Home / Agile / How to select open source libraries

How to select open source libraries

We use a lot of open source libraries and components in our daily business. Open source libraries provide us a big advantage regarding time to market with our products. Every time when we are facing a problem in our software (problem is related to business domain to implementation domain difficulties) we first look into the open source world if someone has already solved that problem or even parts of it. Sourceforge, codeplex and google code (to name a few) are often the first pages we visit to look for code samples, libraries and frameworks. But how can we find the needle in the haystack?

When it comes to the implementation of a software architecture or user interface every software developer team comes to the point where a decision needs to be taken whether or not to reinvent the wheel. Before getting the hands dirty with implementing a own solution approach I encourage every team to first look around what kind of open source library could address some or at best all of the problems the team is currently facing.
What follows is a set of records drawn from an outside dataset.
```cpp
#ifdef SMJ_EMUL
static long smj_emul_sep_skips = 0;
static long smj_emul_ext_steps = 0;
static long smj_emul_mc_hits = 0;
static long smj_emul_isl_total = 0, smj_emul_isl_swept = 0;
#endif
struct StepKernel {
  const DevModel& M;
  const DevState& S;
  Smem& s;
  int env;

  PL<float[6]> cdof, cdof_dot;
  PL<float> qvel_r, g_r, qacc_r;
  PL<float> f_r[NPS], r_r[NPS], ARinv_r[NPS];
  PL<float> qla_r;
  int nefc, ncon, niter, flags;
  float* ppc = nullptr;
  int step_base = 0;
  int pipe_chunk = 0;
  bool parked = false;
  bool split_on = false, rev = false;
  bool serial_redo = false;

  SMJ_DEV StepKernel(const DevModel& M_, const DevState& S_, Smem& s_, int env_) : M(M_), S(S_), s(s_), env(env_) {}

  SMJ_DEV static uint64_t mk64(int lo, int hi) { return (uint64_t)(uint32_t)lo | ((uint64_t)(uint32_t)hi << 32); }

  struct KinTab {
    PL<int> parent, level;
    PL<int[6]> jump;
    PL<float[3]> pos;
    PL<float[4]> quat;
    PL<int[2]> jtype, jqadr, jdadr;
    PL<float[2]> jq0;
    PL<float[6]> jaxis, jpos;
  };
  SMJ_DEV const int* lanerec(int ol, int off) const {
    return static_cast<const int*>(__builtin_assume_aligned(M.k_lanerec + ol * SMJ_LR_STRIDE + off, 16));
  }
  SMJ_DEV static float asf(int b) { return __builtin_bit_cast(float, b); }
  SMJ_DEV void load(KinTab& t) {
    LANES {
      const int* r = lanerec(opaque(lane), SMJ_LR_KIN);
      int v[35];
      for (int k = 0; k < 35; k++) v[k] = r[k];
      t.parent[lane] = v[0]; t.level[lane] = v[1];
      for (int q = 0; q < 6; q++) t.jump[lane][q] = v[2 + q];
      for (int k = 0; k < 3; k++) t.pos[lane][k] = asf(v[8 + k]);
      for (int k = 0; k < 4; k++) t.quat[lane][k] = asf(v[11 + k]);
      for (int u = 0; u < 2; u++) {
        t.jtype[lane][u] = v[15 + u]; t.jqadr[lane][u] = v[17 + u]; t.jdadr[lane][u] = v[19 + u]; t.jq0[lane][u] = asf(v[21 + u]);
      }
      for (int k = 0; k < 6; k++) { t.jaxis[lane][k] = asf(v[23 + k]); t.jpos[lane][k] = asf(v[29 + k]); }
    }
  }
  struct BodyTab {
    PL<int> root, subsize, parent, dofadr, dofnum;
    PL<int[6]> jump;
    PL<uint64_t> dofmask;
    PL<float[10]> inl;
  };
  SMJ_DEV void load(BodyTab& t) {
    LANES {
      const int* r = lanerec(opaque(lane), SMJ_LR_BODY);
      int v[23];
      for (int k = 0; k < 23; k++) v[k] = r[k];
      t.root[lane] = v[0]; t.subsize[lane] = v[1]; t.parent[lane] = v[2]; t.dofadr[lane] = v[3]; t.dofnum[lane] = v[4];
      for (int q = 0; q < 6; q++) t.jump[lane][q] = v[5 + q];
      t.dofmask[lane] = mk64(v[11], v[12]);
      for (int k = 0; k < 10; k++) t.inl[lane][k] = asf(v[13 + k]);
    }
  }
  struct DofTab {
    PL<int> body, jtype, qadr, first, bsub;
    PL<uint64_t> velmask;
    PL<float> damp, stiff, spring;
    PL<int[2]> act;
    PL<float[2]> actmom;
  };
  SMJ_DEV void load(DofTab& t) {
    LANES {
      const int* r = lanerec(opaque(lane), SMJ_LR_DOF);
      int v[14];
      for (int k = 0; k < 14; k++) v[k] = r[k];
      t.body[lane] = v[0]; t.jtype[lane] = v[1]; t.qadr[lane] = v[2]; t.first[lane] = v[3]; t.bsub[lane] = v[4];
      t.velmask[lane] = mk64(v[5], v[6]);
      t.damp[lane] = asf(v[7]); t.stiff[lane] = asf(v[8]); t.spring[lane] = asf(v[9]);
      for (int u = 0; u < 2; u++) { t.act[lane][u] = v[10 + u]; t.actmom[lane][u] = asf(v[12 + u]); }
    }
  }
  struct EntryTab {
    PL<int[NENT]> i, j, lact;
    PL<float[NENT]> arm, damp, dcoef, lcoef;
  };
  SMJ_DEV void load(EntryTab& t, bool implicit) {
    LANES {
      const int* r = lanerec(opaque(lane), SMJ_LR_ENT);
      for (int u = 0; u < NENT; u++) { t.i[lane][u] = r[u]; t.j[lane][u] = r[NENT + u]; t.arm[lane][u] = asf(r[2 * NENT + u]); }
      if (implicit)
        for (int u = 0; u < NENT; u++) {
          t.lact[lane][u] = r[3 * NENT + u]; t.damp[lane][u] = asf(r[4 * NENT + u]); t.dcoef[lane][u] = asf(r[5 * NENT + u]);
          t.lcoef[lane][u] = asf(r[6 * NENT + u]);
        }
    }
  }
  struct ActTab {
    PL<int[4]> dof, qadr;
    PL<float[4]> mom;
    PL<float[8]> prm;
    PL<int> flags;
    PL<int> gc_body, gc_mlo, gc_mhi;
    PL<float> gc_mass, gc_x, gc_y, gc_z;
  };
  SMJ_DEV void load(ActTab& t) {
    LANES {
      const int* r = lanerec(opaque(lane), SMJ_LR_ACT);
      int v[28];
      for (int k = 0; k < 28; k++) v[k] = r[k];
      for (int u = 0; u < 4; u++) { t.dof[lane][u] = v[u]; t.qadr[lane][u] = v[4 + u]; t.mom[lane][u] = asf(v[8 + u]); }
      for (int k = 0; k < 8; k++) t.prm[lane][k] = asf(v[12 + k]);
      t.flags[lane] = v[20]; t.gc_body[lane] = v[21]; t.gc_mlo[lane] = v[22]; t.gc_mhi[lane] = v[23];
      t.gc_mass[lane] = asf(v[24]); t.gc_x[lane] = asf(v[25]); t.gc_y[lane] = asf(v[26]); t.gc_z[lane] = asf(v[27]);
    }
// ... 3310 lines not shown
  SMJ_DEV void gj_solve_lds(PL<float>& x) {
    const int n = M.nv;
    LANES { if (lane < NVS) s.u.n.H[lane][NVS] = lane < n ? x[lane] : 0.f; }
    SYNC();
    for (int k = 0; k < n; k++) {
      const float rp = fast_rcp(fmaxf(uni(s.u.n.H[k][k]), 1e-30f));
      LANES {
        if (lane < n && lane != k) {
          float* row = s.u.n.H[lane];
          const float* piv = s.u.n.H[k];
          const float mult = row[k] * rp;
          int j = k + 1;
          for (; j + 8 <= n; j += 8) {
            float a[8], b[8];
#pragma unroll
            for (int u = 0; u < 8; u++) { a[u] = row[j + u]; b[u] = piv[j + u]; }
#pragma unroll
            for (int u = 0; u < 8; u++) row[j + u] = a[u] - mult * b[u];
          }
          for (; j < n; j++) row[j] -= mult * piv[j];
          row[NVS] -= mult * piv[NVS];
        }
      }
      SYNC();
    }
    LANES { x[lane] = lane < n ? s.u.n.H[lane][NVS] * fast_rcp(fmaxf(s.u.n.H[lane][lane], 1e-30f)) : 0.f; }
    SYNC();
  }
  SMJ_DEV void solve_H(PL<float>& x, bool rare = false) {
#if NVP == 32
    if (M.nv <= 26) gj_solve<26>(x);
    else gj_solve<NVP>(x);
#else
    if (rare || M.nv > 50) gj_solve_lds(x);
#if NVS >= 50
    else if (M.nv > 38) gj_solve<50>(x);
#endif
    else gj_solve<38>(x);
#endif
  }

  SMJ_DEV float ls_eval(NRow& nr0, const float* qg, float a, float& d1, float& d2) {
    const int ne = nefc;
    PL<float> p0, p1, p2;
    LANES { p0[lane] = 0.f; p1[lane] = 0.f; p2[lane] = 0.f; }
    ROWS_BEGIN(rb, ne) LANES {
      float c0 = 0, c1 = 0, c2 = 0;
      if (lane + rb < ne) {
        const int t = nr.type[lane];
        const float x = nr.jar[lane] + a * nr.jv[lane];
        if (t == CT_EQUALITY) { c0 = nr.q0[lane]; c1 = nr.q1[lane]; c2 = nr.q2[lane]; }
        else if (t == CT_FRICTION) {
          const float fl = nr.fl[lane], rf = nr.R[lane] * fl;
          if (x <= -rf) { c0 = fl * (-0.5f * rf - nr.jar[lane]); c1 = -fl * nr.jv[lane]; }
          else if (x >= rf) { c0 = fl * (-0.5f * rf + nr.jar[lane]); c1 = fl * nr.jv[lane]; }
          else { c0 = nr.q0[lane]; c1 = nr.q1[lane]; c2 = nr.q2[lane]; }
        } else if (t == CT_LIMIT || t == CT_CONTACT_FRICTIONLESS) {
          if (x < 0) { c0 = nr.q0[lane]; c1 = nr.q1[lane]; c2 = nr.q2[lane]; }
        } else if (nr.c0[lane] >= 0) {
          const float* k = nr.cq[lane];
          const float mu = k[6], Dm = k[5], N = k[0] + a * k[1], Tsq = k[2] + a * (2 * k[3] + a * k[4]);
          if (Tsq <= 0) { if (N < 0) { c0 = nr.q0[lane]; c1 = nr.q1[lane]; c2 = nr.q2[lane]; } }
          else {
            const float Ti = fast_rsqrt(Tsq), T = Tsq * Ti;
            if (N >= mu * T) {}
            else if (mu * N + T <= 0) { c0 = nr.q0[lane]; c1 = nr.q1[lane]; c2 = nr.q2[lane]; }
            else {
              const float w = k[3] + a * k[4], N1 = k[1], T1 = w * Ti, T2 = k[4] * Ti - w * w * Ti * Ti * Ti;
              const float NT = N - mu * T, NT1 = N1 - mu * T1;
              const float v = 0.5f * Dm * NT * NT, g = Dm * NT * NT1, h = Dm * (NT1 * NT1 - NT * mu * T2);
              c2 = 0.5f * h; c1 = g - h * a; c0 = v - a * g + 0.5f * h * a * a;
            }
          }
        }
      }
      p0[lane] += c0; p1[lane] += c1; p2[lane] += c2;
    } ROWS_END_RO()
    const float q0 = qg[0] + wave_sum(p0), q1 = qg[1] + wave_sum(p1), q2 = qg[2] + wave_sum(p2);
    d1 = 2 * a * q2 + q1;
    d2 = 2 * q2;
    return a * a * q2 + a * q1 + q0;
  }

  SMJ_DEV void solve_newton(bool dbg, float* pc, long long& t0, bool prof) {
#define TICK(slot) if (prof) { const long long t1 = smj_clock(); pc[slot] += (float)(t1 - t0); t0 = t1; }
    const int nv = M.nv, ne = nefc;
    NRow nr0;
    PL<float> qacc, Ma, Mv, grad, search, tmpv;
    if (ne == 0) {
      build_dense(false);
      LANES { qacc[lane] = lane < nv ? g_r[lane] : 0.f; }
      solve_H(qacc, true);
      LANES {
        qacc_r[lane] = lane < nv ? qacc[lane] : 0.f;
        if (lane < nv) { s.qacc[lane] = qacc[lane]; s.warm[lane] = qacc[lane]; s.tmp[lane] = g_r[lane]; }
#if NSAT > 0
        if (lane >= 32 && lane - 32 < M.nsat) {
          const int si = lane - 32;
          float A[21], x[6];
          for (int k = 0; k < 21; k++) A[k] = s.sat.Mb[si][k];
          for (int k = 0; k < 6; k++) { x[k] = s.sat.x[SX_G][si][k]; s.sat.x[SX_TMP][si][k] = x[k]; }
          sat_solve6(A, x);
          for (int k = 0; k < 6; k++) s.sat.x[SX_QA][si][k] = k < s.sat.ndof[si] ? x[k] : 0.f;
        }
#endif
      }
      niter = 0;
      SYNC();
      return;
    }
    ROWS_BEGIN_(rb, ne, false) LANES {
      const int row = lane + rb;
      float vel = 0;
      const bool on = row < ne;
      if (on) {
        const float* jr = jrow(row);
        for (int k = 0; k < nv; k++) vel += jr[k] * s.qvel[k];
#if NSAT > 0
        vel += sat_jdot(row, SX_V);
#endif
      }
      nr.type[lane] = on ? s.etype[row] : CT_NONE;
      nr.R[lane] = on ? s.eR[row] : 1.f;
      nr.D[lane] = on ? 1.0f / s.eR[row] : 0.f;
      nr.fl[lane] = on ? s.efloss[row] : 0.f;
      nr.aref[lane] = on ? -s.eBv[row] * vel - s.eK[row] * s.eimp[row] * (s.epos[row] - s.emargin[row]) : 0.f;
      int c0 = -1;
      if (on && s.etype[row] == CT_CONTACT_ELLIPTIC && s.cefc[s.eid[row]] == row) c0 = s.eid[row];
      nr.c0[lane] = c0;
      nr.state[lane] = 0; nr.jar[lane] = 0.f; nr.jv[lane] = 0.f; nr.force[lane] = 0.f; nr.q0[lane] = 0.f; nr.q1[lane] = 0.f; nr.q2[lane] = 0.f;
      for (int k = 0; k < 7; k++) nr.cq[lane][k] = 0.f;
      if (c0 >= 0) {
        const float mu = contact_mu(c0);
        nr.cq[lane][6] = mu;
        nr.cq[lane][5] = (1.0f / s.eR[row]) / fmaxf(mu * mu * (1 + mu * mu), SMJ_MINVAL);
      }
      if (dbg && row < NEFC) s.earef[row] = nr.aref[lane];
    } ROWS_END_RW(rb)
#if NSAT > 0
    const int nvt = M.nv_all;
#else
    const int nvt = nv;
#endif
    const float scale = 1.0f / (M.meaninertia * (float)(nvt > 1 ? nvt : 1));
    LANES { qacc[lane] = (lane < nv && M.warmstart) ? s.warm[lane] : 0.f; }
    mat_M(Ma, qacc);
#if NSAT > 0
    if (!M.warmstart) { LANES { if (lane >= 32 && lane - 32 < M.nsat) for (int k = 0; k < 6; k++) s.sat.x[SX_QA][lane - 32][k] = 0.f; } }
    sat_matM(SX_MA, SX_QA);
    SYNC();
#endif
    ROWS_BEGIN(rb, ne) mat_J_exact(nr.jar, qacc, nr.aref, rb); ROWS_END_RW(rb)
    float cost = 0;
    TICK(SMJ_PROF_WARM)
    int iter = 0;
    bool at_update = false;
    for (; iter < M.iterations;) {
      TICK(SMJ_PROF_PGS)
      cost = newton_update(nr0, true);
      float gauss;
      {
        PL<float> gs;
        LANES {
          gs[lane] = lane < nv ? qacc[lane] * (0.5f * Ma[lane] - g_r[lane]) : 0.f;
#if NSAT > 0
          if (lane >= 32 && lane - 32 < M.nsat)
// ... 23 lines not shown
            g2[lane] += gr * gr;
            gsig[lane] |= fabsf(gr) > M.grad_noise * (fabsf(ma) + fabsf(gg) + fabsf(jf));
          }
        }
#endif
      }
      const float gnorm = sqrtf(wave_sum(g2));
      if (iter > 0 && (scale * gnorm < M.tolerance || wave_ballot(gsig) == 0)) { at_update = true; break; }
      TICK(SMJ_PROF_N_GRAD)
      ROWS_BEGIN(rb, ne) LANES {
        const int row = lane + rb;
        if (row < NEFC) s.ediag[row] = (row < ne && nr.state[lane] == 1) ? nr.D[lane] : 0.f;
      } ROWS_END_RO()
      uint64_t conemask;
      {
        PL<int> cz;
#if NSAT > 0
        SYNC();
#endif
        LANES {
          int z = 0;
          if (lane < ncon) {
            const int r0 = s.cefc[lane];
            z = r0 >= 0 && s.cdim[lane] >= 3 && s.estate[r0 >= 0 ? r0 : 0] == 4;
#if NSAT > 0
            if (z && s.sat.chs[lane] < 0) {
              for (int j = 0; j < s.cdim[lane]; j++) s.ediag[r0 + j] = 1.0f / s.eR[r0 + j];
              z = 0;
            }
#endif
          }
          cz[lane] = z;
        }
        conemask = wave_ballot(cz);
      }
      SYNC();
      TICK(SMJ_PROF_N_XA)
#if SMJ_W2_NEWTON
      fork2(W2_SAT_NEWTON, (int)(uint32_t)conemask, (int)(uint32_t)(conemask >> 32));
#endif
      {
        constexpr int NT = (NVS + 15) / 16, NTRI = NT * (NT + 1) / 2, KB = NVP == 32 ? 16 : 8;
        const int ksteps = (ndense() + 3) >> 2;
        PL<F4v> acc[NTRI];
        LANES {
#pragma unroll
          for (int t = 0; t < NTRI; t++)
            for (int r = 0; r < 4; r++) acc[t][lane].r[r] = 0.f;
        }
#pragma unroll
        for (int kb = 0; kb < NDR / 4; kb += KB) {
          if (kb < 16 ? kb < ksteps : __builtin_expect(kb < ksteps, 0)) {
            PL<float[KB]> b[NT], wk;
            LANES {
#pragma unroll
              for (int ks = 0; ks < KB; ks++) {
                const int k = 4 * (kb + ks) + (lane >> 4), c = lane & 15;
                if (kb + ks < NDR / 4) {
                  wk[lane][ks] = s.ediag[k];
#pragma unroll
                  for (int t = 0; t < NT; t++) b[t][lane][ks] = s.J[k][16 * t + c];
                }
              }
            }
#pragma unroll
            for (int ks = 0; ks < KB; ks++) {
              if (kb + ks < ksteps && kb + ks < NDR / 4) {
                PL<float> pa[NT], pb[NT];
                LANES {
#pragma unroll
                  for (int t = 0; t < NT; t++) { pb[t][lane] = b[t][lane][ks]; pa[t][lane] = wk[lane][ks] * pb[t][lane]; }
                }
#pragma unroll
                for (int ta = 0; ta < NT; ta++)
#pragma unroll
                  for (int tb = 0; tb <= ta; tb++) mfma16x16x4(acc[ta * (ta + 1) / 2 + tb], pa[ta], pb[tb]);
              }
            }
          }
        }
        long long th = 0;
        if (prof) { th = smj_clock(); pc[SMJ_PROF_H_K] += (float)(th - t0); }
        int nks = 0;
        for (uint64_t cm = conemask; cm;) {
          const int c = ffs64(cm);
          cm &= cm - 1;
          const int r0 = uni(s.cefc[c]), dim = uni(s.cdim[c]);
          if (r0 >= ndense()) continue;
          for (int q0 = 0; q0 < dim; q0 += 4) {
            nks++;
            PL<float> pa[NT], pb[NT];
            LANES {
              const int q = q0 + (lane >> 4), col = lane & 15, qc = q < 6 ? q : 5;
              const float on = q < dim ? 1.f : 0.f;
              float hq[6];
#if NSAT > 0
              const int hc = s.sat.chs[c];
#else
              const int hc = c;
#endif
#pragma unroll
              for (int p = 0; p < 6; p++) hq[p] = on * s.u.n.cH[hc][6 * qc + p];
#pragma unroll
              for (int t = 0; t < NT; t++) {
                float jv[6], av = 0.f;
#pragma unroll
                for (int p = 0; p < 6; p++) jv[p] = s.J[r0 + p < NDR ? r0 + p : NDR - 1][16 * t + col];
#pragma unroll
                for (int p = 0; p < 6; p++) av += hq[p] * jv[p];
                pa[t][lane] = av;
                pb[t][lane] = on * s.J[r0 + qc < NDR ? r0 + qc : NDR - 1][16 * t + col];
              }
            }
#pragma unroll
            for (int ta = 0; ta < NT; ta++)
#pragma unroll
              for (int tb = 0; tb <= ta; tb++) mfma16x16x4(acc[ta * (ta + 1) / 2 + tb], pa[ta], pb[tb]);
          }
        }
        if (prof) { const long long t1 = smj_clock(); pc[SMJ_PROF_H_CONE] += (float)(t1 - th); th = t1; pc[SMJ_PROF_H_NKS] += (float)nks; }
        LANES {
#pragma unroll
          for (int ta = 0; ta < NT; ta++)
#pragma unroll
            for (int tb = 0; tb <= ta; tb++) {
#pragma unroll
              for (int r = 0; r < 4; r++) {
                const int row = 16 * ta + (lane >> 4) * 4 + r, col = 16 * tb + (lane & 15);
                if (NVS % 16 == 0 || (row < NVS && col < NVS)) {
                  float v = acc[ta * (ta + 1) / 2 + tb][lane].r[r];
                  v += s.MM[row][col];
                  s.u.n.H[row][col] = v;
                  if (ta != tb) s.u.n.H[col][row] = v;
                }
              }
            }
        }
      }
      SYNC();
      if (prof) pc[SMJ_PROF_H_STORE] += (float)(smj_clock() - t0);
      TICK(SMJ_PROF_N_HMFMA)
      LANES { search[lane] = lane < nv ? grad[lane] : 0.f; }
#if NSAT > 0
      const long long tsh = prof ? smj_clock() : 0;
#if SMJ_W2_NEWTON
      WG_BARRIER();
#else
      sat_hessian(conemask);
      SYNC();
#endif
      if (prof) pc[SMJ_PROF_SAT_H] += (float)(smj_clock() - tsh);
      if (next_sat > 0) {
        sat_extend_hessian(next_sat, conemask);
        LANES {
          if (lane >= NVS && lane < NVS + 6 * next_sat) { const int e = (lane - NVS) / 6; search[lane] = s.sat.x[SX_GRAD][s.sat.xs[e]][lane - NVS - 6 * e]; }
        }
        solve_ext_schur(search, next_sat);
        LANES {
          if (lane >= NVS && lane < NVS + 6 * next_sat) { const int e = (lane - NVS) / 6; s.sat.x[SX_SRCH][s.sat.xs[e]][lane - NVS - 6 * e] = -search[lane]; }
        }
      } else solve_H(search);
#if !SMJ_W2_NEWTON
      sat_solve_own();
#endif
      SYNC();
#else
      solve_H(search);
#endif
      TICK(SMJ_PROF_N_FACTSOLVE)
      PL<float> sq;
      LANES {
        search[lane] = lane < nv ? -search[lane] : 0.f; sq[lane] = search[lane] * search[lane];
#if NSAT > 0
        if (lane >= 32 && lane - 32 < M.nsat)
          for (int k = 0; k < 6; k++) sq[lane] += s.sat.x[SX_SRCH][lane - 32][k] * s.sat.x[SX_SRCH][lane - 32][k];
#endif
      }
      const float snorm = sqrtf(wave_sum(sq));
      TICK(SMJ_PROF_N_SOLVE)
      mat_M(Mv, search);
#if NSAT > 0
      sat_matM(SX_MV, SX_SRCH);
      SYNC();
      ROWS_BEGIN(rb, ne) {
        mat_J(nr.jv, search, rb);
        LANES { if (lane + rb < ne) nr.jv[lane] += sat_jdot(lane + rb, SX_SRCH); }
      } ROWS_END_RW(rb)
#else
      ROWS_BEGIN(rb, ne) mat_J(nr.jv, search, rb); ROWS_END_RW(rb)
#endif
      float qg[3];
      {
        PL<float> a1, a2;
        LANES {
          a1[lane] = lane < nv ? search[lane] * (Ma[lane] - g_r[lane]) : 0.f;
          a2[lane] = lane < nv ? 0.5f * search[lane] * Mv[lane] : 0.f;
#if NSAT > 0
          if (lane >= 32 && lane - 32 < M.nsat) {
            const int si = lane - 32;
            for (int k = 0; k < 6; k++) {
// ... 435 lines not shown
```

For me the process of determination which open source library could dramatically increase the teams velocity can be summarized like:

  1. What kind of open source license is feasible?
    The license is quiet important depending on the software and customer you are building the software for. For example in regulatory environment often only Apache2 is feasible.
  2. What kind of problem needs to be address?
    for example distribution, caching, persistence, loose coupling, Inversion of Control, MVVM, MVP, broker etc.
  3. Find meta tags or descriptive words for the problem you want to solve
    for example for optimal workload on different machines the team would find words/tags like Genetic Algorithm, Job Shop Scheduling, Artificial Intelligence, Priority base scheduling, Scheduling Algorithm, Planning Problems, Plan Graphs, Shortest path etc. Filter projects which do not comply the needed license.
  4. Visit codeplex, google code or sourceforge (lately github.com is also a great and valuable source) and create a list of the found projects
    for example for IoC/DI the list could contain ninject, structuremap, autofac, windsor etc.
  5. Visit the project homepages and look for recent activities, remove projects with low activity
    Like news, releases, commits, site updates etc. It’s generally hard to describe what is a decent value of activity. I personally remove all projects of the list when the last activity is older than 6 months.
  6. Go to the source repository browser and look for the test assemblies
    Remove all projects from the list which have no or almost no unit tests. You may think this is a bit harsh but how is the author of the library going to assure you the quality of the library or framework without having unit tests? Is the quality still there when the author does refactor the code? I don’t think so.
  7. Visit the documentation section of the project page
    Remove projects from the list which do not have documentation or at least code samples or introduction tutorials. It’s always a struggle when you first use a new library or framework so it’s good to have a thorough documentation.
  8. Checkout the source code from the version control system and look for extension points
    Good libraries or frameworks do not enforce you to use a certain logging framework or DI container, various extension points should provide you the possibility to add your custom behavior, logging or container. If the library or framework has no extension points but your infrastructure is compliant to the library or framework you can ignore this point otherwise remove the project from the list.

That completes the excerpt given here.